Re: Controlling changes in plpgsql variable resolution

From
Pavel Stehule
Date:
2009/10/20 Tom Lane <tgl@sss.pgh.pa.us>:
> Merlin Moncure <mmoncure@gmail.com> writes:
>> How about warning for release before making the big switch?  The text
>> cast change, while ultimately good, maybe could have been stretched
>> out for a release or two...it was painful.  I do though absolutely
>> think that it was good in the end to not support a compatibility
>> option in core.
>
> As long as we provide a backwards-compatible setting, I don't believe
> this change will be a huge deal.  The problem with the implicit-casts
> business was that there was no reasonable way to provide a control
> switch --- the catalog entries were either there or not :-(.  So far
> as I can tell at the moment, there won't be any large technical cost
> to providing a backwards-compatible option for this plpgsql change.

I don't thing, so drop some implicit-casts was huge problem. Somebody
could to use Peter's patch, that recreate missing casts.

regards
Pavel
>
>                        regards, tom lane
>


David Fetter <david@fetter.org> writes:
> This isn't about a "passion for neatness."  It's about recognizing
> that some experiments have failed and weeding out the failures.  The
> RULE system, for example, was a ground-breaking innovation in the
> sense of being a truly new idea.  Evidence over the decades since has
> shown that it was a *bad* idea, and I like to think we're going with
> an evidence-based approach.  Things like add_missing_from and
> regex_flavor, to name two examples, are just bletcherous hacks
> invented to solve no-longer-extant problems.

The above examples seem to me to show that your argument is nonsense.
regex_flavor, in particular, is not about "failed experiments",
it's about backwards compatibility with a previous version that simply
worked differently.  It might be that we can have a sunset provision for
backwards compatibility, but to argue that it's not important pretty
much flies in the face of most of the discussions we've had on the
topic.

I agree that the RULE system is a failed experiment and we need to find
something better, but we're unlikely to rip that out either until the
replacement has been in use for a few releases.
        regards, tom lane


Re: Controlling changes in plpgsql variable resolution

From
Bruce Momjian
Date:
Pavel Stehule wrote:
> 2009/10/20 Tom Lane <tgl@sss.pgh.pa.us>:
> > Merlin Moncure <mmoncure@gmail.com> writes:
> >> How about warning for release before making the big switch? ?The text
> >> cast change, while ultimately good, maybe could have been stretched
> >> out for a release or two...it was painful. ?I do though absolutely
> >> think that it was good in the end to not support a compatibility
> >> option in core.
> >
> > As long as we provide a backwards-compatible setting, I don't believe
> > this change will be a huge deal. ?The problem with the implicit-casts
> > business was that there was no reasonable way to provide a control
> > switch --- the catalog entries were either there or not :-(. ?So far
> > as I can tell at the moment, there won't be any large technical cost
> > to providing a backwards-compatible option for this plpgsql change.
> 
> I don't thing, so drop some implicit-casts was huge problem.
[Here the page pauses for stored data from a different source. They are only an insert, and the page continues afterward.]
__host__ __device__ inline int64_t s2_class_offset(int cls, int Cin, int Cout) {
  int64_t off = 0;
  for (int c = 0; c < cls; ++c) off += packed_floats(Cin, Cout, (1 + (c >> 1)) * (1 + (c & 1)));
  return off;
}
__global__ void pack_s2_dgrad_kernel(const float* __restrict__ w, float* __restrict__ wp, int Cout, int Cin) {
  if (blockIdx.y == 4) {
    const int O = Cin, I = Cout, ncb = (I + 63) / 64;
    float* dst = wp + s2_class_offset(4, Cin, Cout);
    const int64_t total = packed_floats_base(O, I, 9);
    for (int64_t idx = blockIdx.x * (int64_t)blockDim.x + threadIdx.x; idx < total; idx += (int64_t)gridDim.x * blockDim.x) {
      const int j = idx & 3, l = (idx >> 2) & 63, ks = (idx >> 8) & 7;
      int64_t rest = idx >> 11;
      const int combo = rest % 9;
      rest /= 9;
      const int cbk = rest % ncb;
      const int of = rest / ncb;
      const int o = of * 32 + (l & 31), i = cbk * 64 + ks * 8 + (l >> 5) * 4 + j;
      float v = 0.f;
      if (of < (O + 31) / 32 && o < O && i < I) {
        const int cls = combo == 0 ? 0 : (combo < 3 ? 1 : (combo < 5 ? 2 : 3));
        const int tap = combo == 0 ? 0 : (combo < 3 ? combo - 1 : (combo < 5 ? combo - 3 : combo - 5));
        const int py = cls >> 1, px = cls & 1, ntx = 1 + px;
        const int jy = tap / ntx, jx = tap - jy * ntx;
        const int ky = py ? (jy ? 0 : 2) : 1, kx = px ? (jx ? 0 : 2) : 1;
        v = w[(((size_t)i * Cin + o) * 3 + ky) * 3 + kx];
      }
      dst[idx] = v;
    }
    return;
  }
  const int cls = blockIdx.y, py = cls >> 1, px = cls & 1;
  const int nty = 1 + py, ntx = 1 + px, KKc = nty * ntx;
  const int O = Cin, I = Cout, ncb = (I + 63) / 64;
  float* dst = wp + s2_class_offset(cls, Cin, Cout);
  const int64_t total = packed_floats(O, I, KKc);
  for (int64_t idx = blockIdx.x * (int64_t)blockDim.x + threadIdx.x; idx < total; idx += (int64_t)gridDim.x * blockDim.x) {
    const int j = idx & 3, l = (idx >> 2) & 63, ks = (idx >> 8) & 7;
    int64_t rest = idx >> 11;
    const int tap = rest % KKc;
    rest /= KKc;
    const int cbk = rest % ncb;
    const int of = rest / ncb;
    const int o = of * 32 + (l & 31), i = cbk * 64 + ks * 8 + (l >> 5) * 4 + j;
    float v = 0.f;
    if (of < (O + 31) / 32 && o < O && i < I) {
      const int jy = tap / ntx, jx = tap - jy * ntx;
      const int ky = py ? (jy ? 0 : 2) : 1, kx = px ? (jx ? 0 : 2) : 1;
      v = w[(((size_t)i * Cin + o) * 3 + ky) * 3 + kx];
    }
    dst[idx] = v;
  }
}

}

SST_API int64_t sst_conv_packed_floats(int Cout, int Cin, int ksize) { return packed_floats(Cout, Cin, ksize * ksize); }

SST_API int sst_conv_pack(const float* w, float* wp, int Cout, int Cin, int ksize, int mode, void* stream) {
  SST_REQUIRE(w && wp && Cout > 0 && Cin > 0 && (ksize == 3 || ksize == 9) && (mode == 0 || mode == 1),
              "sst_conv_pack: bad argument");
  const int O = mode ? Cin : Cout, I = mode ? Cout : Cin;
  const int64_t total = packed_floats(O, I, ksize * ksize);
  const int blocks = (int)((total + 255) / 256 < 2048 ? (total + 255) / 256 : 2048);
  pack_conv_kernel<<<blocks, 256, 0, sst_stream(stream)>>>(w, wp, Cout, Cin, ksize * ksize, mode, total);
  SST_LAUNCH_CHECK("pack_conv_kernel");
  return SST_OK;
}

SST_API int sst_conv_pack_multi(const void* jobs, int njobs, int total_blocks, void* stream) {
  SST_REQUIRE(jobs && njobs > 0 && njobs <= PM_MAXJOBS && total_blocks > 0, "sst_conv_pack_multi: bad argument (at most %d jobs)", PM_MAXJOBS);
  static_assert(sizeof(PackJob) == 48, "PackJob layout");
  pack_multi_kernel<<<total_blocks, 256, 0, sst_stream(stream)>>>(reinterpret_cast<const PackJob*>(jobs), njobs);
  SST_LAUNCH_CHECK("pack_multi_kernel");
  return SST_OK;
}

SST_API int sst_conv_mtiles(int B, int Ho, int Wo) { return B * ((Ho + THO - 1) / THO) * ((Wo + TWO - 1) / TWO); }

SST_API int sst_conv_stat_tiles(int B, int H, int W, int Cin, int Cout, int ksize, int stride) {
  const int R = sst_conv_band_rows(B, H, W, Cin, Cout, ksize, stride);
  if (R) return B * (H / R);
  const int p = ksize / 2;
  return sst_conv_mtiles(B, (H + 2 * p - ksize) / stride + 1, (W + 2 * p - ksize) / stride + 1);
}

namespace {
enum class FwdKind { TO3, C3IN_MFMA, C3IN, BAND, BIG_TILES, GENERAL };
struct FwdSel {
  FwdKind kind;
  int nsp, nmt;
  int wgs;
  int R;
  size_t lds;
  const char* name;
};

void conv_shape_args(Conv3Args& a, int B, int H, int W, int Cin, int Cout, int ksize, int stride) {
  a.B = B; a.H = H; a.W = W; a.Cin = Cin; a.Cout = Cout;
  a.ksy = a.ksx = ksize; a.pad_y = a.pad_x = ksize / 2; a.sub_y = a.sub_x = 0; a.Hy = a.Wy = 0;
  a.Ho = (H + 2 * (ksize / 2) - ksize) / stride + 1;
  a.Wo = (W + 2 * (ksize / 2) - ksize) / stride + 1;
}

FwdSel conv_fwd_select(const Conv3Args& a, int ksize, int stride, int dbg_bits) {
  FwdSel s{};
  const bool bare = ksize == 3 && stride == 1 && a.out_mode == OUT_NHWC && !a.in_scale && a.in_act == ACT_NONE && !a.residual && !a.stats &&
                    !a.y_pre && !a.epi_partial && !a.in2 && dbg_bits == 0;
  if (bare && a.Cin == 64 && a.Cout == 3 && !a.bias && !sst_env("SST_NO_TO3")) {
    s.nsp = (a.W % 32 == 0 && a.W >= 64 && !sst_env("SST_TO3_NO_SPLIT")) ? 2 : 1;
    s.nmt = (a.W / s.nsp + 2 + 15) / 16;
    s.lds = (size_t)4 * s.nmt * 16 * 12 * sizeof(float);
    if (s.lds <= 60 * 1024) {
      s.kind = FwdKind::TO3; s.name = "conv3_to3_kernel";
      return s;
    }
  }
  if (bare && a.Cin == 3 && (a.Cout & 3) == 0 && CONV_NT % (a.Cout >> 2) == 0 && !sst_env("SST_NO_C3IN")) {
    if ((a.W & 31) == 0 && a.Cout == 64 && !sst_env("SST_NO_C3IN_MFMA")) {
      s.kind = FwdKind::C3IN_MFMA; s.name = "conv3_c3in_mfma_kernel";
      s.wgs = (a.B * a.H * (a.W >> 5) + 3) / 4;
      return s;
    }
    s.lds = (size_t)3 * ((a.W + 2) * 3 + 1) * sizeof(float);
    if (s.lds <= 48 * 1024) {
      s.kind = FwdKind::C3IN; s.name = "conv3_c3in_kernel";
      return s;
    }
  }
  if (a.out_mode == OUT_NHWC && !(dbg_bits & 8)) {
    s.R = sst_conv_band_rows(a.B, a.H, a.W, a.Cin, a.Cout, ksize, stride);
    if (s.R) {
      s.kind = FwdKind::BAND; s.name = s.R * a.W / 16 == 9 ? "conv_band_kernel<9>" : "conv_band_kernel<3>";
      return s;
    }
  }
  if (dbg_bits == 0 && use_big_tiles(a, ksize)) {
    s.kind = FwdKind::BIG_TILES; s.name = stride == 1 ? "conv_fwd2_kernel<1>" : "conv_fwd2_kernel<2>";
    return s;
  }
  s.kind = FwdKind::GENERAL;
  s.name = ksize != 3 ? "conv_fwd_kernel<9, 1>" : (stride == 1 ? "conv_fwd_kernel<3, 1>" : "conv_fwd_kernel<3, 2>");
  return s;
}
}

static int conv_fwd_impl(const float* x, const float* wp, float* y, float* y_pre, const float* bias, const float* in_scale,
                         const float* in_shift, const float* in_slope, float in_slope_const, int in_act,
                         const float* residual, float* stats, float* stats_cnt, int out_mode, int B, int H, int W, int Cin,
                         int Cout, int ksize, int stride, const float* epi_y, const float* epi_scale, const float* epi_shift,
                         const float* epi_slope, float epi_slope_const, int epi_act, float* epi_partial, void* stream,
                         const float* in2 = nullptr, const float* in_cA = nullptr, const float* in_cB = nullptr,
                         const float* in_cC = nullptr, float* side_out = nullptr, const BandAcc* band_acc = nullptr) {
  SST_REQUIRE(x && wp && y, "sst_conv_fwd: null pointer");
  SST_REQUIRE(B > 0 && H > 0 && W > 0 && Cin > 0 && Cout > 0 && (stride == 1 || stride == 2) && (ksize == 3 || ksize == 9),
              "sst_conv_fwd: bad shape B=%d H=%d W=%d Cin=%d Cout=%d k=%d stride=%d", B, H, W, Cin, Cout, ksize, stride);
  SST_REQUIRE(!(ksize == 9 && stride == 2), "sst_conv_fwd: 9x9 stride 2 not built");
  SST_REQUIRE((in_scale == nullptr) == (in_shift == nullptr), "sst_conv_fwd: in_scale/in_shift must come together");
  SST_REQUIRE(!stats || stats_cnt, "sst_conv_fwd: stats needs stats_cnt");
  const int dbg_bits = out_mode >> 8;
  out_mode &= 0xff;
  SST_REQUIRE(out_mode >= 0 && out_mode <= 3, "sst_conv_fwd: bad out_mode");
  SST_REQUIRE(out_mode != OUT_SHUFFLE || (Cout & 3) == 0, "sst_conv_fwd: shuffle store needs Cout %% 4 == 0");
  SST_REQUIRE(out_mode == OUT_NHWC || (!residual && !stats && !epi_partial), "sst_conv_fwd: residual/stats only with NHWC store");
  SST_REQUIRE(!epi_partial || (epi_y && !stats && ((epi_scale == nullptr) == (epi_shift == nullptr))),
              "sst_conv_fwd: backward partials need epi_y and exclude forward stats");
  Conv3Args a;
  a.x = x; a.wp = wp; a.y = y; a.y_pre = y_pre; a.bias = bias; a.in_scale = in_scale; a.in_shift = in_shift;
  a.in_slope = in_slope; a.in_slope_const = in_slope_const; a.in_act = in_act; a.residual = residual; a.stats = stats;
  a.stats_cnt = stats_cnt; a.out_mode = out_mode; a.dbg = dbg_bits;
  a.epi_y = epi_y; a.epi_scale = epi_scale; a.epi_shift = epi_shift; a.epi_slope = epi_slope;
  a.epi_slope_const = epi_slope_const; a.epi_act = epi_act; a.epi_partial = epi_partial;
  a.in2 = in2; a.in_cA = in_cA; a.in_cB = in_cB; a.in_cC = in_cC; a.side_out = side_out;
  SST_REQUIRE(!in2 || ((Cin & 3) == 0 && stride == 1), "sst_conv_fwd: fused BN-backward input needs Cin %% 4 == 0, stride 1");
  SST_REQUIRE(!in_cA || (in2 && in_cB && in_cC), "sst_conv_fwd: cA/cB/cC need in2");
  conv_shape_args(a, B, H, W, Cin, Cout, ksize, stride);
  SST_REQUIRE(out_mode != OUT_UNSHUFFLE || ((a.Ho & 1) == 0 && (a.Wo & 1) == 0), "sst_conv_fwd: unshuffle needs even Ho,Wo");
  const int64_t mt = sst_conv_mtiles(B, a.Ho, a.Wo);
  SST_REQUIRE(mt < (1ll << 31), "sst_conv_fwd: too many tiles");
  dim3 grid((unsigned)mt, (Cout + 31) / 32);
  hipStream_t st = sst_stream(stream);
  const size_t extra_lds = (size_t)(dbg_bits >> 4) * 1024;
  a.dbg = dbg_bits & 15;
  const FwdSel s = conv_fwd_select(a, ksize, stride, dbg_bits);
  switch (s.kind) {
    case FwdKind::TO3:
      conv3_to3_kernel<<<(unsigned)((B * H * s.nsp + 3) / 4), CONV_NT, s.lds, st>>>(x, wp, y, B, H, W, s.nmt, s.nsp);
      break;
    case FwdKind::C3IN_MFMA:
      conv3_c3in_mfma_kernel<<<(unsigned)(s.wgs < 768 ? s.wgs : 768), CONV_NT, 0, st>>>(x, wp, bias, y, B, H, W, B * H * (W >> 5));
      break;
    case FwdKind::C3IN:
      conv3_c3in_kernel<<<(unsigned)(B * H), CONV_NT, s.lds, st>>>(x, wp, bias, y, B, H, W, Cout);
      break;
    case FwdKind::BAND: return sst_launch_conv_band(a, s.R, st, band_acc);
    case FwdKind::BIG_TILES: return sst_launch_conv_fwd2(a, stride, st);
    case FwdKind::GENERAL:
      if (ksize == 3 && stride == 1)
        conv_fwd_kernel<3, 1><<<grid, CONV_NT, extra_lds, st>>>(a);
      else if (ksize == 3)
        conv_fwd_kernel<3, 2><<<grid, CONV_NT, 0, st>>>(a);
      else
        conv_fwd_kernel<9, 1><<<grid, CONV_NT, 0, st>>>(a);
      break;
  }
  SST_LAUNCH_CHECK(s.name);
  return SST_OK;
}

SST_API const char* sst_conv_kernel_name(int B, int H, int W, int Cin, int Cout, int ksize, int stride, int out_mode, int fused_in) {
  Conv3Args a{};
  conv_shape_args(a, B, H, W, Cin, Cout, ksize, stride);
  a.out_mode = out_mode;
  a.in2 = fused_in ? reinterpret_cast<const float*>(1) : nullptr;
  return conv_fwd_select(a, ksize, stride, 0).name;
}

SST_API int sst_conv_fwd(const float* x, const float* wp, float* y, float* y_pre, const float* bias, const float* in_scale,
                         const float* in_shift, const float* in_slope, float in_slope_const, int in_act,
                         const float* residual, float* stats, float* stats_cnt, int out_mode, int B, int H, int W, int Cin,
                         int Cout, int ksize, int stride, void* stream) {
  return conv_fwd_impl(x, wp, y, y_pre, bias, in_scale, in_shift, in_slope, in_slope_const, in_act, residual, stats, stats_cnt,
                       out_mode, B, H, W, Cin, Cout, ksize, stride, nullptr, nullptr, nullptr, nullptr, 0.f, 0, nullptr, stream);
}

SST_API int sst_conv_dgrad_bwdstats(const float* x, const float* wp, float* y, const float* residual, const float* epi_y,
                                    const float* epi_scale, const float* epi_shift, const float* epi_slope,
                                    float epi_slope_const, int epi_act, float* epi_partial, int B, int H, int W, int Cin,
                                    int Cout, int ksize, void* stream) {
  SST_REQUIRE(epi_y && epi_partial, "sst_conv_dgrad_bwdstats: epi_y / epi_partial");
  return conv_fwd_impl(x, wp, y, nullptr, nullptr, nullptr, nullptr, nullptr, 0.f, ACT_NONE, residual, nullptr, nullptr, OUT_NHWC,
                       B, H, W, Cin, Cout, ksize, 1, epi_y, epi_scale, epi_shift, epi_slope, epi_slope_const, epi_act, epi_partial,
                       stream);
}

SST_API int sst_conv_dgrad_fused(const float* g, const float* y2, const float* cA, const float* cB, const float* cC,
                                 const float* in_scale, const float* in_shift, const float* in_slope, float in_slope_const,
                                 int in_act, float* dy_out, const float* wp, float* out, const float* residual,
                                 const float* epi_y, const float* epi_scale, const float* epi_shift, const float* epi_slope,
                                 float epi_slope_const, int epi_act, float* epi_partial, int B, int H, int W, int Cin, int Cout,
                                 int ksize, void* stream) {
  SST_REQUIRE(g && y2 && dy_out, "sst_conv_dgrad_fused: g / y2 / dy_out");
  SST_REQUIRE((epi_partial == nullptr) == (epi_y == nullptr), "sst_conv_dgrad_fused: epi_y and epi_partial come together");
  return conv_fwd_impl(g, wp, out, nullptr, nullptr, in_scale, in_shift, in_slope, in_slope_const, in_act, residual, nullptr,
                       nullptr, OUT_NHWC, B, H, W, Cin, Cout, ksize, 1, epi_y, epi_scale, epi_shift, epi_slope, epi_slope_const,
                       epi_act, epi_partial, stream, y2, cA, cB, cC, dy_out);
}

SST_API int sst_conv_fwd_resin(const float* x, const float* y2, const float* ones, const float* bn_scale, const float* bn_shift,
                               float* h_out, const float* wp, float* y, const float* bias, float* stats, float* stats_cnt, int B,
                               int H, int W, int Cin, int Cout, int ksize, void* stream) {
  SST_REQUIRE(x && y2 && ones && bn_scale && bn_shift && h_out, "sst_conv_fwd_resin: null pointer");
  return conv_fwd_impl(x, wp, y, nullptr, bias, nullptr, nullptr, nullptr, 0.f, ACT_NONE, nullptr, stats, stats_cnt, OUT_NHWC, B, H, W,
                       Cin, Cout, ksize, 1, nullptr, nullptr, nullptr, nullptr, 0.f, 0, nullptr, stream, y2, ones, bn_scale, bn_shift,
                       h_out);
}
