int edv_layernorm(const float *x_dev, const float *w_dev, const float *b_dev, float *y_dev, int64_t rows, int32_t dim, float eps,
                  const float *pe_dev, int32_t rows_per_frame, int32_t T, void *stream) {
    return layernorm(x_dev, identity_map(), w_dev, b_dev, y_dev, identity_map(), rows, dim, eps, pe_dev, rows_per_frame, T, (hipStream_t)stream);
}

size_t edv_gemm_workspace(void) { return gemm_workspace() * sizeof(float); }
int edv_gemm(const float *A_dev, const float *W_dev, float *C_dev, int64_t M, int32_t N, int32_t K, const float *bias_dev, int32_t act,
             const float *gamma_dev, const float *R_dev, float *workspace_dev, size_t workspace_bytes, void *stream) {
    GemmDesc g;
    g.A = A_dev; g.lda = K; g.W = W_dev; g.ldw = K; g.C = C_dev; g.ldc = N; g.M = M; g.N = N; g.K = K;
    g.bias = bias_dev; g.act = act; g.gamma = gamma_dev; g.R1 = R_dev; g.ldr1 = N;
    g.ws = workspace_dev; g.ws_floats = workspace_bytes / sizeof(float);
    EDV_CHECK(act >= ACT_NONE && act <= ACT_RELU, "act must be 0, 1 or 2");
    return gemm(g, (hipStream_t)stream);
}

size_t edv_gemm_x6_planes_bytes(int32_t N, int32_t K) { return N > 0 && K > 0 ? gemm_x6_planes_bytes(N, K) : 0; }

int edv_gemm_x6_split(const float *W_dev, void *planes_dev, int32_t N, int32_t K, void *stream) {
    return gemm_x6_split(W_dev, planes_dev, N, K, (hipStream_t)stream);
}

int edv_gemm_x6(const float *A_dev, const void *planes_dev, float *C_dev, int64_t M, int32_t N, int32_t K, const float *bias_dev, int32_t act,
                const float *gamma_dev, const float *R_dev, float *workspace_dev, size_t workspace_bytes, void *stream) {
    GemmDesc g;
// ... 139 lines not shown
    return groupnorm_bwd(x_dev, stats_dev, w_dev, dy_dev, sums_dev, dx_dev, F, P, C, groups, accumulate != 0, (hipStream_t)stream);
}
int edv_attn_temporal_bwd(const float *qkv_dev, const float *dout_dev, float *dqkv_dev, int32_t B, int32_t T, int32_t P, int32_t C, int32_t heads,
                          void *stream) {
    return attn_temporal_bwd(qkv_dev, dout_dev, dqkv_dev, B, T, P, C, heads, (hipStream_t)stream);
}
int edv_pack_conv3x3_bwd(const float *w_dev, float *wpacked_dev, int32_t Cout, int32_t Cin, void *stream) {
    return pack_conv3x3_bwd(w_dev, wpacked_dev, Cout, Cin, (hipStream_t)stream);
}
int edv_conv3x3_s2_bwd(const float *dy_dev, const float *wpacked_dev, float *dx_dev, int32_t F, int32_t H, int32_t W, int32_t Cin, int32_t Cout,
                       void *stream) {
    return conv3x3_s2_bwd(dy_dev, wpacked_dev, dx_dev, F, H, W, Cin, Cout, (hipStream_t)stream);
}
int edv_dilate2(const float *dy_dev, float *z_dev, int32_t F, int32_t H, int32_t W, int32_t C, void *stream) {
    return dilate2(dy_dev, z_dev, F, H, W, C, (hipStream_t)stream);
}
int edv_pixel_unshuffle(const float *dy_dev, float *A_dev, int32_t F, int32_t h, int32_t w, int32_t C, int32_t s, void *stream) {
    return pixel_unshuffle(dy_dev, A_dev, F, h, w, C, s, (hipStream_t)stream);
}

int edv_attn_temporal(const float *qkv_dev, float *out_dev, int32_t B, int32_t T, int32_t P, int32_t C, int32_t heads, void *stream) {
    return attn_temporal(qkv_dev, out_dev, B, T, P, C, heads, (hipStream_t)stream);
}
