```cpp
inline std::vector<double> pset_background_sums(const double* lnlike_bg, const std::vector<int64_t>& bin_offsets,
                                                int64_t star_begin, int64_t n) {
    const int64_t n_psets = (int64_t)bin_offsets.size() - 1;
    std::vector<double> sums(n_psets, 0.0);
    for (int64_t p = 0; p < n_psets; ++p) {
        const int64_t b0 = std::max(bin_offsets[p], star_begin);
        const int64_t b1 = std::min(bin_offsets[p + 1], star_begin + n);
        double sum = 0.0, comp = 0.0;
        for (int64_t i = b0; i < b1; ++i) {
            const double x = lnlike_bg[i], t = sum + x;
            comp += (std::fabs(sum) >= std::fabs(x)) ? (sum - t) + x : (x - t) + sum;
            sum = t;
        }
        sums[p] = sum + comp;
    }
    return sums;
}

inline int64_t main_grid(int64_t n_chunks, int64_t n_walkers) {
    const int64_t n_wtiles = (n_walkers + 63) / 64;
    if (n_wtiles <= 4) return (n_chunks * n_wtiles + 3) / 4;
    return (n_chunks + 7) / 8 * 8 * ((n_wtiles + 3) / 4);
}

}
```

### mcmc_dynamics_amd/csrc/mcd_exp_split.h

```cpp
#pragma once

#include <cmath>
#include <cstdint>
#include <vector>

#include "mcd_chunks.h"
#include "mcd_math.h"

namespace mcd {

constexpr long double kExpSplitInvStepL = 1.44269504088896340735992468100189214L * kExpTabSize;
constexpr long double kExpSplitStepL = 0.693147180559945309417232121458176568L / kExpTabSize;
constexpr double kExpSplitMagic = 6755399441055744.0;

struct ExpSplitRecord {
    double M, ompk, nbf;
};
inline ExpSplitRecord exp_split_record(double nbp, double omp) {
    const long double t = (long double)nbp * kExpSplitInvStepL;
    const long double nbi = rintl(t);
    const double nbf = (double)(t - nbi);
    const long double kappa = ((long double)kExpSplitC / (1 << kExpSplitShift)) * expl(-(long double)nbf * kExpSplitStepL);
    ExpSplitRecord out;
    out.M = (double)((long double)kExpSplitMagic + (nbi - (long double)(kExpSplitShift * kExpTabSize)));
    out.ompk = (double)((long double)omp * kappa);
    out.nbf = nbf;
    return out;
}

inline double exp_split_chunk_const(const double* nbf, int64_t count) {
    long double s = 0.0L;
    for (int64_t i = 0; i < count; ++i) s += (long double)nbf[i];
    return (double)(s * kExpSplitStepL - (long double)count * logl((long double)kExpSplitC / (1 << kExpSplitShift)));
}

inline void exp_split_records(const double* rec, int64_t n, double* out, double* nbf) {
    constexpr int ND = record_doubles(MODEL_BGFIXED, false), XB = geometry_doubles(MODEL_BGFIXED, false);
    for (int64_t i = 0; i < n; ++i) {
        const double* r = rec + i * ND;
        double* o = out + i * ND;
        for (int j = 0; j < XB; ++j) o[j] = r[j];
        const ExpSplitRecord s = exp_split_record(r[XB + 3], r[XB + 2]);
        o[XB] = s.M;
        o[XB + 1] = s.ompk;
        o[XB + 2] = o[XB + 3] = 0.0;
        nbf[i] = s.nbf;
    }
}

inline std::vector<double> exp_split_chunk_consts(const ChunkPlan& plan, const double* nbf) {
    std::vector<double> out(plan.chunks.size());
    for (size_t c = 0; c < plan.chunks.size(); ++c)
        out[c] = exp_split_chunk_const(nbf + plan.chunks[c].begin, plan.chunks[c].count);
    return out;
}

}
```

### mcmc_dynamics_amd/csrc/mcd_host.h

```cpp
#pragma once

#include <hip/hip_runtime.h>
#include <rccl/rccl.h>

#include <algorithm>
#include <atomic>
#include <chrono>
#include <cmath>
#include <cstdio>
#include <cstdlib>
#include <cstring>
#include <limits>
#include <map>
#include <memory>
#include <mutex>
#include <string>
#include <thread>
#include <vector>

#include "../../include/mcd.h"
#include "mcd_exp_split.h"
#include "mcd_internal.h"
#include "mcd_guard.h"
#include "mcd_math.h"
// ... 11 lines not shown

#define MCD_HIP(call)                                                                                   \
    do {                                                                                                \
        hipError_t e_ = (call);                                                                         \
        if (e_ != hipSuccess)                                                                           \
            return ::mcd::host::fail(MCD_ERR_HIP, std::string(#call) + ": " + hipGetErrorString(e_));   \
    } while (0)

struct Rccl {
    void* handle = nullptr;
    decltype(&ncclGetUniqueId) GetUniqueId = nullptr;
    decltype(&ncclCommInitRank) CommInitRank = nullptr;
    decltype(&ncclCommInitAll) CommInitAll = nullptr;
    decltype(&ncclCommDestroy) CommDestroy = nullptr;
    decltype(&ncclAllReduce) AllReduce = nullptr;
    decltype(&ncclGroupStart) GroupStart = nullptr;
    decltype(&ncclGroupEnd) GroupEnd = nullptr;
    decltype(&ncclGetErrorString) GetErrorString = nullptr;
    decltype(&ncclCommCount) CommCount = nullptr;
    decltype(&ncclCommUserRank) CommUserRank = nullptr;
    decltype(&ncclGetVersion) GetVersion = nullptr;
};
extern Rccl g_rccl;
int load_rccl();

#define MCD_NCCL(call)                                                                                  \
    do {                                                                                                \
        ncclResult_t r_ = (call);                                                                       \
        if (r_ != ncclSuccess)                                                                          \
            return ::mcd::host::fail(MCD_ERR_RCCL,                                                      \
                                   std::string(#call) + ": " + ::mcd::host::g_rccl.GetErrorString(r_)); \
    } while (0)

struct DeviceSlot {
    int device = 0;
    hipStream_t stream = nullptr;
    hipStream_t stream2 = nullptr;
    hipStream_t comm_stream = nullptr;
    ncclComm_t comm = nullptr;
};
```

Somebody
> could to use Peter's patch, that recreate missing casts.

True, but we should have had those compatibility pathes (Peter's patch)
ready before we released, and advertised them in the release notes.

--  Bruce Momjian  <bruce@momjian.us>        http://momjian.us EnterpriseDB
http://enterprisedb.com
 + If your life is a hard drive, Christ can be your backup. +


Re: Controlling changes in plpgsql variable resolution

From
Pavel Stehule
Date:
>>
>> I don't thing, so drop some implicit-casts was huge problem. Somebody
>> could to use Peter's patch, that recreate missing casts.
>
> True, but we should have had those compatibility pathes (Peter's patch)
> ready before we released, and advertised them in the release notes.

sure

Maybe we have to have a compatibility group. I don't support 100%
compatibility - mainly with things that should be source of bugs -
like these implicit casts. I migrate two applications (not own) and I
really found bugs there. But change of every feature should be well
supported.

Pavel


>
> --
>  Bruce Momjian  <bruce@momjian.us>        http://momjian.us
>  EnterpriseDB                             http://enterprisedb.com
>
>  + If your life is a hard drive, Christ can be your backup. +
>


Re: Controlling changes in plpgsql variable resolution

From
Josh Berkus
Date:
Tom,

> 1. Invent a GUC that has the settings backwards-compatible,
> oracle-compatible, throw-error (exact spellings TBD).  Factory default,
> at least for a few releases, will be throw-error.  Make it SUSET so that
> unprivileged users can't break things by twiddling it; but it's still
> possible for the DBA to set it per-database or per-user.
> 
> 2. Also invent a #option syntax that allows the GUC to be overridden
> per-function.  (Since the main GUC is SUSET, we can't just use a
> per-function SET to override it.  There are other ways we could do this
> but none seem less ugly than #option...)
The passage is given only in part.